1993 North Atlantic Conference baseball tournament
- Teams: 8
- Format: Best-of-three quarterfinals Double-elimination final round
- Finals site: Delaware Diamond (baseball); Newark, DE;
- Champions: Maine (1st title)
- Winning coach: John Winkin (1st title)
- MVP: Gabe Duross (Maine)

= 1993 North Atlantic Conference baseball tournament =

American college baseball tournament

The 1993 North Atlantic Conference baseball tournament was held over two weekends, with the final round being played at Delaware Diamond in Newark, Delaware. All eight of the league's teams qualified for the tournament, the format of which was best-of-three quarterfinals and a four-team double-elimination final round. In the championship game, first-seeded Maine defeated fifth-seeded Drexel, 11-1, to win its first tournament championship. As a result, Maine received the North Atlantic's automatic bid to the 1993 NCAA tournament.

== Standings ==
The teams were seeded based on conference winning percentage only. They were then matched up for an opening round of four best-of-three series.

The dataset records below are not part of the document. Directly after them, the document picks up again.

template <class C>
int enqueue_extend_t(thm_aligner* a, const ExtClasses& cls, uint32_t mk_cap_slow, bool retry_possible) {
  const uint64_t n = a->n_reads;
  hipStream_t s = a->stream;
  ExtendParamsT<C> ep;
  ep.ix = dev_view<C>(a);
  ep.reads.bases = a->r_san.as<uint8_t>() + 16;
  ep.reads.offsets = a->r_offsets.as<uint64_t>();
  ep.reads.n_reads = n;
  ep.opts = a->opts;
  ep.smems = a->s_smems.as<SmemT<C>>();
  HIPCHK(a, a->e_recs.ensure((n + 1) * sizeof(ReadRecT<C>)));
  {
    PackParamsT<C> pk;
    pk.sa = ep.ix.sa;
    pk.offsets = a->r_offsets.as<uint64_t>();
    pk.n_reads = n;
    pk.smems = ep.smems;
    pk.read_smem_off = a->s_off.as<uint64_t>();
    pk.read_smem_cnt = a->s_cnt.as<uint32_t>();
    pk.read_cand_off = a->s_cand_off.as<uint64_t>();
    pk.fault_seed = a->d_fault.as<int>();
    pk.recs = a->e_recs.as<ReadRecT<C>>();
    HIPCHK(a, launch_pack_reads(pk, s));
  }
  ep.read_recs = a->e_recs.as<ReadRecT<C>>();
  ep.heavy = a->s_heavy.as<unsigned long long>();
  ep.heavy_count = a->s_work_counts.as<unsigned long long>() + 2;
  ep.team = a->s_team.as<unsigned long long>();
  ep.team_count = a->s_work_counts.as<unsigned long long>() + 7;
  ep.team_limit = 2u * (uint32_t)a->n_cu;
  ep.cands = a->e_cands.as<Cand>();
  ep.cand_cap = a->cand_cap;
  ep.order = a->e_order.as<uint32_t>();
  ep.cand_ops = a->e_ops.as<uint8_t>();
  ep.cand_ops_cap = a->cand_ops_cap;
  ep.ops_cursor = a->d_cursors.as<unsigned long long>() + 1;
  ep.read_n_alns = a->e_nalns.as<uint32_t>();
  ep.read_op_bytes = a->e_opbytes.as<uint64_t>();
  ep.read_status = a->r_status.as<int32_t>();
  ep.retry = a->s_slow.as<unsigned long long>();
  ep.retry_count = a->s_work_counts.as<unsigned long long>() + 5;
  ep.n_contract = a->s_work_counts.as<unsigned long long>() + 6;
  ep.counters = a->d_counters.as<unsigned long long>();
  ep.queue = a->d_queue.as<unsigned int>();
  ep.fault = a->d_fault.as<int>() + 1;
  ep.fault_seed = a->d_fault.as<int>();
  ep.prof = a->d_counters.as<unsigned long long>() + 2 * THM_N_COUNTERS;
  ep.slow_scratch = nullptr;
  ep.slow_scratch_per_wave = 0;
  ep.trace_scratch = nullptr;
  ep.max_read_len = cls.fast_len;
  ep.max_bw = cls.fast_bw;
  if (a->dbg_band_clip) ep.max_bw = std::min<uint32_t>(ep.max_bw, a->dbg_band_clip - 1);
  ep.mk_cap = FAST_MAX_YCLIPS;
  ep.list_only = 0;
  const int cpl = std::max(1, (int)((2 * cls.fast_bw + 1 + 63) / 64));
  const size_t lds = extend_lds_bytes(cls.fast_len, cls.fast_bw, cpl);
  const int ext_blocks = std::min(blocks_for(a, n, lds), a->n_cu * extend_waves_per_simd(cpl, sizeof(C) == 8));
  const bool team_ok = cpl <= 2 && team_fits_lds(lds);
  const size_t trace_per_wave = extend_trace_scratch_bytes(cls.fast_len, cls.fast_bw, cpl);
  const size_t main_trace_waves = (size_t)ext_blocks * 4, team_trace_waves = team_ok ? (size_t)a->n_cu * TEAM_WAVES : 0;
  HIPCHK(a, a->e_trace.ensure((main_trace_waves + team_trace_waves) * trace_per_wave + 64));
  ep.trace_scratch = a->e_trace.as<unsigned long long>();
  uint64_t slow_waves = 0, slow_per_wave = 0;
  if (cls.n_slow || retry_possible) {
    const uint32_t sl_len = std::max(cls.slow_len, cls.fast_len), sl_bw = std::max(cls.slow_bw, cls.fast_bw);
    slow_per_wave = (extend_slow_scratch_bytes(sl_len, sl_bw, mk_cap_slow) + 255) & ~255ull;
    slow_waves = std::max<uint64_t>(1, std::min<uint64_t>(SLOW_SCRATCH_BUDGET / std::max<uint64_t>(slow_per_wave, 1), (uint64_t)a->n_cu * 8));
    if (!retry_possible) slow_waves = std::min(slow_waves, std::max<uint64_t>(cls.n_slow, 1));
    slow_waves = (slow_waves + 3) / 4 * 4;
  }
  const uint64_t main_rows = (uint64_t)ext_blocks * 4, team_rows = team_ok ? (uint64_t)a->n_cu * TEAM_WAVES : 0;
  const bool tpr = a->use_tpr && n > 0 && cpl <= 4;
  const int ctl_blocks = tpr ? (int)std::min<uint64_t>((n + 255) / 256, (uint64_t)a->n_cu * TPR_CTL_BLOCKS_PER_CU) : 0;
  const uint32_t dp_x_cap = (cls.fast_len + 64u + 15u) & ~15u, dp_y_cap = (cls.fast_len + cls.fast_bw + 2u + 64u + 15u) & ~15u;
  const int dp_per_cu = (int)std::max<size_t>(1, std::min<size_t>(TPR_DP_BLOCKS_PER_CU, EXTEND_LDS_LIMIT / std::max<size_t>(1, extend_dp_lds_bytes(dp_x_cap, dp_y_cap))));
  const int dp_blocks = tpr ? a->n_cu * dp_per_cu : 0;
  const uint32_t dpt_tcols = std::min<uint32_t>(std::min<uint32_t>(dp_y_cap, 128u), std::max<uint32_t>(cls.fast_len + DPT_SLOTS / 2 + 2, DPT_SLOTS + cls.fast_bw + 2));
  const int dpt_per_cu = (int)std::max<size_t>(1, std::min<size_t>(8, EXTEND_LDS_LIMIT / std::max<size_t>(1, extend_dpt_lds_bytes(dpt_tcols))));
  const int dpt_blocks = tpr ? a->n_cu * dpt_per_cu : 0;
  const int bail_blocks = tpr ? std::min(ext_blocks, a->n_cu) : 0;
  const uint64_t tpr_rows = (uint64_t)ctl_blocks + (uint64_t)bail_blocks * 4;
  const uint64_t n_rows = main_rows + team_rows + slow_waves + tpr_rows;
  HIPCHK(a, a->e_wcnt.ensure(n_rows * THM_N_COUNTERS * 8 + 64));
  HIPCHK(a, hipMemsetAsync(a->e_wcnt.p, 0, n_rows * THM_N_COUNTERS * 8, s));
  ep.wave_counters = a->e_wcnt.as<unsigned long long>();
  ep.skip_scan = 0;
  if (tpr) {
    const uint64_t rec_cap = std::min<uint64_t>(4 * n + 65536, 64ull << 20);
    HIPCHK(a, a->t_memos.ensure(n * sizeof(ReadMemo) + 64));
    HIPCHK(a, a->t_recs.ensure(rec_cap * sizeof(DpRec) + 64));
    HIPCHK(a, a->t_qlist.ensure((size_t)DP_NQ * rec_cap * 4 + 64));
    HIPCHK(a, a->t_act[0].ensure(n * 4 + 64));
    HIPCHK(a, a->t_act[1].ensure(n * 4 + 64));
    HIPCHK(a, a->t_bail.ensure((n + 1) * 8));
    HIPCHK(a, a->t_queue2.ensure(thm::QUEUE_BYTES));
    HIPCHK(a, hipMemsetAsync(a->t_queue2.p, 0, thm::QUEUE_BYTES, s));
    HIPCHK(a, a->t_ctl.ensure(TPRC_BYTES));
    HIPCHK(a, hipMemsetAsync(a->t_ctl.p, 0, TPRC_BYTES, s));
    unsigned long long* ctl = a->t_ctl.as<unsigned long long>();
    TprParamsT<C> tq;
    tq.recs_rw = a->e_recs.as<ReadRecT<C>>();
    tq.memos = a->t_memos.as<ReadMemo>();
    tq.recs = a->t_recs.as<DpRec>();
    tq.rec_cap = rec_cap;
    tq.rec_cursor = ctl + TPRC_REC_CUR;
    tq.q_list = a->t_qlist.as<uint32_t>();
    tq.q_stride = rec_cap;
    tq.q_cur = ctl + TPRC_Q_CUR;
    tq.bail = a->t_bail.as<unsigned long long>();
    tq.bail_count = ctl + TPRC_BAIL_CNT;
    tq.team = nullptr;
    tq.team_count = nullptr;
    tq.max_hits = TPR_MAX_HITS;
    tq.dpt_cols = dpt_tcols;
    tq.stats = ctl + TPRC_STATS;
    ExtendParamsT<C> zp = ep;
    zp.wave_counters = ep.wave_counters + (main_rows + team_rows + slow_waves) * THM_N_COUNTERS;
    DpParams dq;
    dq.recs = tq.recs;
    dq.q_list = tq.q_list;
    dq.q_stride = tq.q_stride;
    dq.q_cur = ctl + TPRC_Q_CUR;
    dq.q_done = ctl + TPRC_Q_DONE;
    dq.fault = ep.fault;
    dq.x_cap = dp_x_cap;
    dq.y_cap = dp_y_cap;
    {
      const size_t tb = extend_dp_trace_bytes(dp_y_cap, cpl);
      HIPCHK(a, a->t_trace.ensure((size_t)dp_blocks * 4 * tb + 64));
      dq.trace_scratch = a->t_trace.as<unsigned long long>();
      dq.trace_per_wave = tb / 8;
      dq.tcols = dpt_tcols;
    }
    {
      const uint64_t slot_cap = a->cand_cap;
      HIPCHK(a, a->t_hdr.ensure(slot_cap * sizeof(HitHdr) + 64));
      HIPCHK(a, a->t_sums.ensure(slot_cap * sizeof(HitSum) + 64));
      HIPCHK(a, hipMemsetAsync(a->t_hdr.p, 0xFF, slot_cap * sizeof(HitHdr), s));
      HitParamsT<C> hq;
      hq.ix = ep.ix;
      hq.reads = ep.reads;
      hq.opts = ep.opts;
      hq.smems = ep.smems;
      hq.read_recs = ep.read_recs;
      hq.max_read_len = cls.fast_len;
      hq.max_hits = TPR_MAX_HITS;
      hq.hdr = a->t_hdr.as<HitHdr>();
      hq.sums = a->t_sums.as<HitSum>();
      hq.total_hits = a->s_cand_off.as<uint64_t>() + n;
      hq.slot_cap = slot_cap;
      hq.fault_seed = a->d_fault.as<int>();
      HIPCHK(a, launch_hit_expand(hq, s));
      HIPCHK(a, launch_hit_summaries(hq, a->n_cu * 12, s));
      tq.sums = a->t_sums.as<HitSum>();
    }
    {
      ExtendParamsT<C> hp = ep;
      hp.skip_scan = 1;
      hp.team_limit = 16u * (uint32_t)a->n_cu;
      HIPCHK(a, hipEventRecord(a->ev_fork, s));
      HIPCHK(a, hipStreamWaitEvent(a->stream2, a->ev_fork, 0));
      HIPCHK(a, hipStreamWaitEvent(a->stream3, a->ev_fork, 0));
      if (team_ok) {
        ExtendParamsT<C> tp = hp;
        tp.list_only = 1;
        tp.wave_counters = ep.wave_counters + main_rows * THM_N_COUNTERS;
        tp.trace_scratch = ep.trace_scratch + main_trace_waves * trace_per_wave / 8;
        HIPCHK(a, launch_extend(tp, cpl, a->n_cu, a->stream2, true));
      }
      HIPCHK(a, launch_extend(hp, cpl, std::min(ext_blocks, a->n_cu), a->stream3));
      HIPCHK(a, hipEventRecord(a->ev_join, a->stream2));
      HIPCHK(a, hipEventRecord(a->ev_join3, a->stream3));
    }
    HIPCHK(a, launch_tpr_order(a->e_recs.as<ReadRecT<C>>(), n, cls.fast_len, TPR_MAX_HITS, ctl + TPRC_BINS, a->t_act[0].as<uint32_t>(), ctl + TPRC_N_ACT,
                               a->d_fault.as<int>(), s));
    const int n_rounds = a->tpr_rounds;
    for (int r = 0; r <= n_rounds; r++) {
      tq.round = (uint32_t)r;
      tq.act_in = a->t_act[r & 1].as<uint32_t>();
      tq.n_act_in = ctl + TPRC_N_ACT + r;
      tq.act_out = a->t_act[(r + 1) & 1].as<uint32_t>();
      tq.n_act_out = ctl + TPRC_N_ACT + r + 1;
      tq.last_round = r == n_rounds ? 1u : 0u;
      HIPCHK(a, launch_extend_ctl(zp, tq, ctl_blocks, s));
      if (r == n_rounds) break;
      dq.work = (unsigned int*)((uint8_t*)a->t_ctl.p + TPRC_WORK_BYTES + (size_t)r * 4 * 64);
      HIPCHK(a, hipEventRecord(a->ev_dpt_fork, s));
      HIPCHK(a, hipStreamWaitEvent(a->stream4, a->ev_dpt_fork, 0));
      HIPCHK(a, launch_extend_dpt(dq, dpt_blocks, a->stream4));
      HIPCHK(a, hipEventRecord(a->ev_dpt_join, a->stream4));
      HIPCHK(a, launch_extend_dp(dq, cpl, dp_blocks, s));
      HIPCHK(a, hipStreamWaitEvent(s, a->ev_dpt_join, 0));
      HIPCHK(a, hipMemcpyAsync(ctl + TPRC_Q_DONE, ctl + TPRC_Q_CUR, DP_NQ * 8, hipMemcpyDeviceToDevice, s));
    }
    HIPCHK(a, hipStreamWaitEvent(s, a->ev_join, 0));
    HIPCHK(a, hipStreamWaitEvent(s, a->ev_join3, 0));
    {
      ExtendParamsT<C> bp = ep;
      bp.skip_scan = 1;
      bp.heavy = a->t_bail.as<unsigned long long>();
      bp.heavy_count = ctl + TPRC_BAIL_CNT;
      bp.team = nullptr;
      bp.team_count = nullptr;
      bp.queue = a->t_queue2.as<unsigned int>();
      bp.wave_counters = zp.wave_counters + (uint64_t)ctl_blocks * THM_N_COUNTERS;
      HIPCHK(a, launch_extend(bp, cpl, bail_blocks, s));
    }
  } else if (team_ok) {
    ExtendParamsT<C> tp = ep;
    tp.list_only = 1;
    tp.wave_counters = ep.wave_counters + main_rows * THM_N_COUNTERS;
    tp.trace_scratch = ep.trace_scratch + main_trace_waves * trace_per_wave / 8;
    HIPCHK(a, hipEventRecord(a->ev_fork, s));
    HIPCHK(a, launch_extend(tp, cpl, a->n_cu, s, true));
    HIPCHK(a, hipStreamWaitEvent(a->stream2, a->ev_fork, 0));
    HIPCHK(a, launch_extend(ep, cpl, ext_blocks, a->stream2));
    HIPCHK(a, hipEventRecord(a->ev_join, a->stream2));
    HIPCHK(a, hipStreamWaitEvent(s, a->ev_join, 0));
  } else {
    HIPCHK(a, launch_extend(ep, cpl, ext_blocks, s));
  }
  if (cls.n_slow || retry_possible) {
    const uint32_t sl_len = std::max(cls.slow_len, cls.fast_len), sl_bw = std::max(cls.slow_bw, cls.fast_bw);
    const uint64_t per_wave = slow_per_wave;
    const int blocks = (int)(slow_waves / 4);
    ep.wave_counters = a->e_wcnt.as<unsigned long long>() + (main_rows + team_rows) * THM_N_COUNTERS;
    HIPCHK(a, a->e_slow.ensure((size_t)blocks * 4 * per_wave + 256));
    ep.max_read_len = sl_len;
    ep.max_bw = sl_bw;
    ep.mk_cap = mk_cap_slow;
    ep.list_only = 1;
    ep.heavy = a->s_slow.as<unsigned long long>();
    ep.heavy_count = a->s_work_counts.as<unsigned long long>() + 5;
    ep.team = nullptr;
    ep.team_count = nullptr;
    ep.slow_scratch = a->e_slow.as<uint8_t>();
    ep.slow_scratch_per_wave = per_wave;
    HIPCHK(a, launch_extend(ep, 0, blocks, s));
  }
  HIPCHK(a, launch_counters_reduce(a->e_wcnt.as<unsigned long long>(), (uint32_t)n_rows, a->d_counters.as<unsigned long long>(), s));
  return THM_OK;
}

=== Division standings ===

Northern Division
| Pos | Team | Pld | CW | CL | CPCT | GB | W | L | PCT | Qualification |
| 1 | y – Maine | 60 | 22 | 4 | .846 | — | 33 | 27 | .550 | Qualification for the Quarterfinals & NCAA tournament |
| 2 | New Hampshire | 43 | 15 | 10 | .600 | 6.5 | 23 | 20 | .535 | Qualification for the Quarterfinals |
| 3 | Vermont | 43 | 15 | 13 | .536 | 8 | 25 | 18 | .581 |
| 4 | Northeastern | 36 | 7 | 14 | .333 | 12.5 | 17 | 19 | .472 |

Southern Division
| Pos | Team | Pld | CW | CL | CPCT | GB | W | L | PCT | Qualification |
| 1 | y – Delaware | 49 | 14 | 12 | .538 | — | 28 | 21 | .571 | Qualification for the Quarterfinals |
| 2 | Drexel | 48 | 12 | 11 | .522 | 0.5 | 24 | 24 | .500 |
| 3 | Hartford | 47 | 9 | 15 | .375 | 4 | 20 | 27 | .426 |
| 4 | Boston University | 32 | 2 | 17 | .105 | 8.5 | 5 | 27 | .156 |

=== Conference standings ===

| Pos | Div | Team | Pld | CW | CL | CPCT | GB | W | L | PCT | Qualification |
| 1 | N | Maine (C) | 60 | 22 | 4 | .846 | — | 33 | 27 | .550 | Qualification for the Quarterfinals & NCAA tournament |
| 2 | N | New Hampshire | 43 | 15 | 10 | .600 | 6.5 | 23 | 20 | .535 | Qualification for the Quarterfinals |
| 3 | S | Delaware | 49 | 14 | 12 | .538 | 8 | 28 | 21 | .571 |
| 4 | N | Vermont | 43 | 15 | 13 | .536 | 8 | 25 | 18 | .581 |
| 5 | S | Drexel | 48 | 12 | 11 | .522 | 8.5 | 24 | 24 | .500 |
| 6 | S | Hartford | 47 | 9 | 15 | .375 | 12 | 20 | 27 | .426 |
| 7 | N | Northeastern | 36 | 7 | 14 | .333 | 12.5 | 17 | 19 | .472 |
| 8 | S | Boston University | 32 | 2 | 17 | .105 | 16.5 | 5 | 27 | .156 |

== All-Tournament Team ==
The following players were named to the All-Tournament Team.

| Player | Team |
|---|---|
| Mark Ballard | Maine |
| Bill Champi | Maine |
| Ron Hewes | Maine |
| Mike Sidoti | Maine |
| Shawn Tobin | Maine |
| Justin Tomberlin | Maine |
| Chad White | Maine |
| Adam White | Drexel |
| Bill DiIenno | Delaware |
| Bruce Hannah | Delaware |
| Fran McHugh | New Hampshire |

=== Most Outstanding Player ===
Maine first baseman Gabe Duross was named Most Outstanding Player.